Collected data
constexpr int TC_BM = 128, TC_BN = 128, TC_BK = 32;
constexpr int TC_THREADS = 384;
constexpr int TC_CONSUMER_WARPS = 8;
constexpr int TC_B_WARPS = 3;
constexpr int TC_B_THREADS = 32 * TC_B_WARPS;
constexpr int TC_PRODUCER_REGS = 40, TC_CONSUMER_REGS = 232;
static_assert(128 * TC_PRODUCER_REGS + 256 * TC_CONSUMER_REGS <= TC_THREADS * 168,
              "setmaxnreg budget exceeds the registers of one CTA");
constexpr int TC_XPOSE_PRODUCER_REGS = 64, TC_XPOSE_CONSUMER_REGS = 216;
static_assert(128 * TC_XPOSE_PRODUCER_REGS + 256 * TC_XPOSE_CONSUMER_REGS <= TC_THREADS * 168,
// ... 45 lines not shown
  } while (!done);
}
__device__ __forceinline__ void mbar_arrive(uint64_t* bar) {
  asm volatile("mbarrier.arrive.shared::cta.b64 _, [%0];" ::"r"(smem_u32(bar)) : "memory");
}
__device__ __forceinline__ void fence_barrier_init() { asm volatile("fence.mbarrier_init.release.cluster;" ::: "memory"); }
__device__ __forceinline__ void fence_proxy_async() { asm volatile("fence.proxy.async.shared::cta;" ::: "memory"); }

__device__ __forceinline__ void tma_load_2d(void* smem_dst, const CUtensorMap* map, uint64_t* bar, int c0, int c1) {
  asm volatile(
      "cp.async.bulk.tensor.2d.shared::cluster.global.mbarrier::complete_tx::bytes [%0], [%1, {%3, %4}], [%2];"
      ::"r"(smem_u32(smem_dst)), "l"(map), "r"(smem_u32(bar)), "r"(c0), "r"(c1)
      : "memory");
}
__device__ __forceinline__ void tma_load_3d(void* smem_dst, const CUtensorMap* map, uint64_t* bar, int c0, int c1,
                                            int c2) {
  asm volatile(
      "cp.async.bulk.tensor.3d.shared::cluster.global.mbarrier::complete_tx::bytes [%0], [%1, {%3, %4, %5}], [%2];"
      ::"r"(smem_u32(smem_dst)), "l"(map), "r"(smem_u32(bar)), "r"(c0), "r"(c1), "r"(c2)
      : "memory");
}
__device__ __forceinline__ void tma_prefetch_2d(const CUtensorMap* map, int c0, int c1) {
  asm volatile("cp.async.bulk.prefetch.tensor.2d.L2.global.tile [%0, {%1, %2}];" ::"l"(map), "r"(c0), "r"(c1) : "memory");
}
__device__ __forceinline__ void tma_prefetch_3d(const CUtensorMap* map, int c0, int c1, int c2) {
  asm volatile("cp.async.bulk.prefetch.tensor.3d.L2.global.tile [%0, {%1, %2, %3}];" ::"l"(map), "r"(c0), "r"(c1), "r"(c2)
               : "memory");
}
__device__ __forceinline__ void tma_prefetch_desc(const CUtensorMap* map) {
  asm volatile("prefetch.tensormap [%0];" ::"l"(map) : "memory");
}

__device__ __forceinline__ void sts4(uint32_t saddr, const float4 v) {
  asm volatile("st.shared.v4.f32 [%0], {%1, %2, %3, %4};" ::"r"(saddr), "f"(v.x), "f"(v.y), "f"(v.z), "f"(v.w) : "memory");
}
__device__ __forceinline__ float4 lds4(uint32_t saddr) {
  float4 v;
  asm volatile("ld.shared.v4.f32 {%0, %1, %2, %3}, [%4];" : "=f"(v.x), "=f"(v.y), "=f"(v.z), "=f"(v.w) : "r"(saddr) : "memory");
  return v;
}
__device__ __forceinline__ void wgmma_fence() { asm volatile("wgmma.fence.sync.aligned;" ::: "memory"); }
__device__ __forceinline__ void wgmma_commit() { asm volatile("wgmma.commit_group.sync.aligned;" ::: "memory"); }
template <int N>
__device__ __forceinline__ void wgmma_wait() {
  asm volatile("wgmma.wait_group.sync.aligned %0;" ::"n"(N) : "memory");
}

TASK OBJECTIVE: The word "async" appears in some lines of the data. Copy every one of those lines.

ANSWER TO THIS PROBLEM:
__device__ __forceinline__ void fence_proxy_async() { asm volatile("fence.proxy.async.shared::cta;" ::: "memory"); }
      "cp.async.bulk.tensor.2d.shared::cluster.global.mbarrier::complete_tx::bytes [%0], [%1, {%3, %4}], [%2];"
      "cp.async.bulk.tensor.3d.shared::cluster.global.mbarrier::complete_tx::bytes [%0], [%1, {%3, %4, %5}], [%2];"
  asm volatile("cp.async.bulk.prefetch.tensor.2d.L2.global.tile [%0, {%1, %2}];" ::"l"(map), "r"(c0), "r"(c1) : "memory");
  asm volatile("cp.async.bulk.prefetch.tensor.3d.L2.global.tile [%0, {%1, %2, %3}];" ::"l"(map), "r"(c0), "r"(c1), "r"(c2)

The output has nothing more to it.